Write out, word for word, only the data from its first line to the line containing "const uint32_t j0".

··· Input data ···

template <int M, int NMAX, bool SPEC, bool VEC4, int ABL = 0, int AUX = (1 | 2 | 16), int SIG = 0>
__global__ __launch_bounds__(256, (M <= 4 && NMAX <= 2) ? ((ABL & 2048) ? 3 : 4) : (M >= 9 ? 2 : 1)) void scan_mfma_kernel(const double* __restrict__ Qs,
                                                         const double2* __restrict__ FB,
                                                         float* __restrict__ spec,
                                                         double* __restrict__ cand,
                                                         uint32_t batch, uint32_t res, uint32_t qstride,
                                                         uint32_t nsplit, uint32_t nclass, uint32_t rows_per_class,
                                                         uint32_t keep_mask, uint32_t n, ScanRefine rf, uint32_t seq_walk = 0)
{
    constexpr int MM = M * M;
    constexpr int KS = SIG ? (2 * M + 3) / 4 : (MM + 3) / 4;
    static_assert(!SIG || (((SIG == 1 && M >= 6) || M >= 9) && KS <= 8), "the short form: one phase per step, no row classes (m >= 6)");
    constexpr int NG = (SIG == 1) ? 2 : 4;
    constexpr int SCH = (KS <= 8) ? KS : 8;
    constexpr int PPS = (KS + SCH - 1) / SCH;
    constexpr int CPP = 2 * SCH;
    constexpr int SPW = (CPP + 3) / 4;
    __shared__ v2f64 stage[2][CPP * 64];

    const int lane = threadIdx.x & 63;
    const int wave = __builtin_amdgcn_readfirstlane(threadIdx.x >> 6);
    const int c = lane & 15, g = lane >> 4;

    const uint32_t split = blockIdx.x % nsplit;
    const uint32_t blk = blockIdx.x / nsplit;
    uint32_t p0;
    if constexpr ((ABL & 4096) == 0) p0 = (blk * 4 + wave) * 16;
    else p0 = (blk % nclass) * rows_per_class + ((blk / nclass) * 4 + wave) * 16;
    const uint32_t cls = __builtin_amdgcn_readfirstlane(p0 / rows_per_class);
    const uint32_t j0 = p0 - cls * rows_per_class;
    const uint32_t sh = ((res & 63u) * cls) & 63u;
    const int shc = (int)(sh >> 2);
    const uint32_t nsteps = (res + sh + 63u) >> 6;
    const uint32_t st_begin = (uint32_t)(((uint64_t)nsteps * split) / nsplit);
    const uint32_t st_end = (uint32_t)(((uint64_t)nsteps * (split + 1)) / nsplit);
    const uint32_t item0 = nclass * j0 + cls;

    double qa[SIG ? 1 : KS];
    [[maybe_unused]] double sa[SIG ? NG : 1][SIG ? KS : 1];
    const uint32_t it_c = item0 + nclass * (uint32_t)c;
    const uint32_t itc = (it_c < batch) ? it_c : (batch - 1);
    if constexpr (SIG) {
#pragma unroll
        for (int q = 0; q < NG; ++q) {
            const int sub = c >> 2;
            const int wrow = (SIG == 1) ? (c & 3) + 4 * (2 * q + (sub >> 1)) : (c & 3) + 4 * q;
            const int outp = (SIG == 1) ? (sub & 1) : sub;
            const uint32_t it_q = item0 + nclass * (uint32_t)wrow;
            const uint32_t itq = (it_q < batch) ? it_q : (batch - 1);
#pragma unroll
            for (int s = 0; s < KS; ++s) {
                const int e = 4 * s + g;
                sa[q][s] = (e < 2 * M) ? Qs[(size_t)(outp * 2 * M + e) * qstride + itq] : 0.0;
            }
        }
        qa[0] = 0.0;
    } else {
#pragma unroll
        for (int s = 0; s < KS; ++s) {
            const int e = 4 * s + g;
            qa[s] = (e < MM) ? Qs[(size_t)e * qstride + itc] : 0.0;
        }
    }

    double key[4][NMAX];
#pragma unroll
    for (int r = 0; r < 4; ++r)
#pragma unroll
        for (int i = 0; i < NMAX; ++i) key[r][i] = key_empty();
    [[maybe_unused]] float gate_f[4];
    [[maybe_unused]] double gate_d[4];
#pragma unroll
    for (int r = 0; r < 4; ++r) {
        gate_f[r] = __builtin_inff();
        gate_d[r] = __builtin_bit_cast(double, (uint64_t)BAZ_KEY_EMPTY_BITS | 0xFFFFFull);
    }
    const bool refine_on = rf.Gs != nullptr;
    uint32_t refined_wave = 0;
    [[maybe_unused]] const float below_f = refine_on ? (float)rf.below : -1.0f;
    [[maybe_unused]] const double below_d = refine_on ? rf.below : -1.0;

    const int cc = c - shc;
    const v2f64* __restrict__ fb = reinterpret_cast<const v2f64*>(FB) + (g * 16 + (cc < 0 ? cc + 16 : cc)) -
                                   (cc < 0 ? KS * 2 * 64 : 0);
    const int wave4 = wave & 3;
    constexpr bool ROT = (ABL & 1024) != 0;
    uint32_t turn = 0;
    v2f64 sreg0 = {0, 0}, sreg1 = {0, 0}, sreg2 = {0, 0}, sreg3 = {0, 0};
    static_assert(SPW <= 4, "a wave stages at most 4 chunks per phase");
#define BAZ_FB_LD(IDX) ((ABL & 256) ? __builtin_nontemporal_load(fb + (IDX)) : fb[(IDX)])
#define BAZ_STAGE_DMA(ST, P, BUF)                                                                \
    do {                                                                                         \
        if (wave4 == (int)(turn & 3u)) {                                                         \
            const int nch__ = 2 * ((KS - (P) * SCH < SCH) ? (KS - (P) * SCH) : SCH);             \
            const size_t ch0__ = ((size_t)(ST) * KS + (size_t)(P) * SCH) * 2;                    \
            _Pragma("unroll")                                                                    \
            for (int j__ = 0; j__ < CPP; ++j__)                                                  \
                if (j__ < nch__)                                                                 \
                    __builtin_amdgcn_global_load_lds((const __attribute__((address_space(1))) void*)(fb + (ch0__ + j__) * 64), \
                                                     (__attribute__((address_space(3))) void*)(&stage[(BUF)][j__ * 64]), 16, 0, 0); \
        }                                                                                        \
    } while (0)
#define BAZ_STAGE_LOAD(ST, P)                                                                    \
    do {                                  \
        if constexpr (!(ABL & 128)) {                                                            \
        const int nch__ = 2 * ((KS - (P) * SCH < SCH) ? (KS - (P) * SCH) : SCH);                 \
        const size_t ch0__ = ((size_t)(ST) * KS + (size_t)(P) * SCH) * 2;                        \
        sreg0 = BAZ_FB_LD((ch0__ + (wave4 < nch__ ? wave4 : nch__ - 1)) * 64);                   \
        if constexpr (SPW > 1) sreg1 = BAZ_FB_LD((ch0__ + (wave4 + 4 < nch__ ? wave4 + 4 : nch__ - 1)) * 64);   \
        if constexpr (SPW > 2) sreg2 = BAZ_FB_LD((ch0__ + (wave4 + 8 < nch__ ? wave4 + 8 : nch__ - 1)) * 64);   \
        if constexpr (SPW > 3) sreg3 = BAZ_FB_LD((ch0__ + (wave4 + 12 < nch__ ? wave4 + 12 : nch__ - 1)) * 64); \
        }                                                                                        \
    } while (0)
#define BAZ_STAGE_STORE(BUF, P)                                                                  \
    do {                                                                                         \
        const int nch__ = 2 * ((KS - (P) * SCH < SCH) ? (KS - (P) * SCH) : SCH);                 \
        if (wave4 < nch__) stage[(BUF)][wave4 * 64 + lane] = sreg0;                              \
        if constexpr (SPW > 1) { if (wave4 + 4 < nch__) stage[(BUF)][(wave4 + 4) * 64 + lane] = sreg1; }   \
        if constexpr (SPW > 2) { if (wave4 + 8 < nch__) stage[(BUF)][(wave4 + 8) * 64 + lane] = sreg2; }   \
        if constexpr (SPW > 3) { if (wave4 + 12 < nch__) stage[(BUF)][(wave4 + 12) * 64 + lane] = sreg3; } \
    } while (0)

    if (st_begin < st_end) {
        if constexpr (ROT) {
            BAZ_STAGE_DMA(st_begin, 0, 0);
            asm volatile("s_waitcnt vmcnt(0)" ::: "memory");
            ++turn;
        } else {
            BAZ_STAGE_LOAD(st_begin, 0);
            BAZ_STAGE_STORE(0, 0);
        }
    }
    __syncthreads();

    int buf = 0;
    v4f32 sv[4] = {{0, 0, 0, 0}, {0, 0, 0, 0}, {0, 0, 0, 0}, {0, 0, 0, 0}};
    float* __restrict__ spec_base = SPEC ? spec + (size_t)item0 * res - sh : nullptr;
    uint32_t soff0 = 0;
    const uint32_t row4 = 4u * nclass * res * 4u;
    [[maybe_unused]] __amdgpu_buffer_rsrc_t spec_rsrc = __builtin_amdgcn_make_buffer_rsrc(spec_base, 0, 0x7FFFFFFF, 0x00020000);
    bool row_ok[4];
#pragma unroll
    for (int r = 0; r < 4; ++r) {
        if (r == 0) soff0 = ((uint32_t)g * nclass * res + 4u * (uint32_t)c) * 4u;
        row_ok[r] = (item0 + nclass * (uint32_t)(g + 4 * r)) < batch;
    }
    const uint32_t nst = st_end - st_begin;
    const uint32_t SW = seq_walk ? 1u : (nst >= 64u ? 8u : (nst >= 16u ? 4u : (nst >= 6u ? 2u : 1u)));
    uint32_t st = st_begin, sweep = 0;
    for (uint32_t it = 0; it < nst; ++it) {
        uint32_t st_next = st + SW, sweep_next = sweep;
        if (st_next >= st_end) { sweep_next = sweep + 1; st_next = st_begin + sweep_next; }
        const bool has_next = it + 1 < nst;
        v4f64 acc[4];
#pragma unroll
        for (int t = 0; t < 4; ++t) acc[t] = (v4f64){0, 0, 0, 0};
        const uint32_t bin = st * 64 + 4 * c - sh;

···

• _Task output_
template <int M, int NMAX, bool SPEC, bool VEC4, int ABL = 0, int AUX = (1 | 2 | 16), int SIG = 0>
__global__ __launch_bounds__(256, (M <= 4 && NMAX <= 2) ? ((ABL & 2048) ? 3 : 4) : (M >= 9 ? 2 : 1)) void scan_mfma_kernel(const double* __restrict__ Qs,
                                                         const double2* __restrict__ FB,
                                                         float* __restrict__ spec,
                                                         double* __restrict__ cand,
                                                         uint32_t batch, uint32_t res, uint32_t qstride,
                                                         uint32_t nsplit, uint32_t nclass, uint32_t rows_per_class,
                                                         uint32_t keep_mask, uint32_t n, ScanRefine rf, uint32_t seq_walk = 0)
{
    constexpr int MM = M * M;
    constexpr int KS = SIG ? (2 * M + 3) / 4 : (MM + 3) / 4;
    static_assert(!SIG || (((SIG == 1 && M >= 6) || M >= 9) && KS <= 8), "the short form: one phase per step, no row classes (m >= 6)");
    constexpr int NG = (SIG == 1) ? 2 : 4;
    constexpr int SCH = (KS <= 8) ? KS : 8;
    constexpr int PPS = (KS + SCH - 1) / SCH;
    constexpr int CPP = 2 * SCH;
    constexpr int SPW = (CPP + 3) / 4;
    __shared__ v2f64 stage[2][CPP * 64];

    const int lane = threadIdx.x & 63;
    const int wave = __builtin_amdgcn_readfirstlane(threadIdx.x >> 6);
    const int c = lane & 15, g = lane >> 4;

    const uint32_t split = blockIdx.x % nsplit;
    const uint32_t blk = blockIdx.x / nsplit;
    uint32_t p0;
    if constexpr ((ABL & 4096) == 0) p0 = (blk * 4 + wave) * 16;
    else p0 = (blk % nclass) * rows_per_class + ((blk / nclass) * 4 + wave) * 16;
    const uint32_t cls = __builtin_amdgcn_readfirstlane(p0 / rows_per_class);
    const uint32_t j0 = p0 - cls * rows_per_class;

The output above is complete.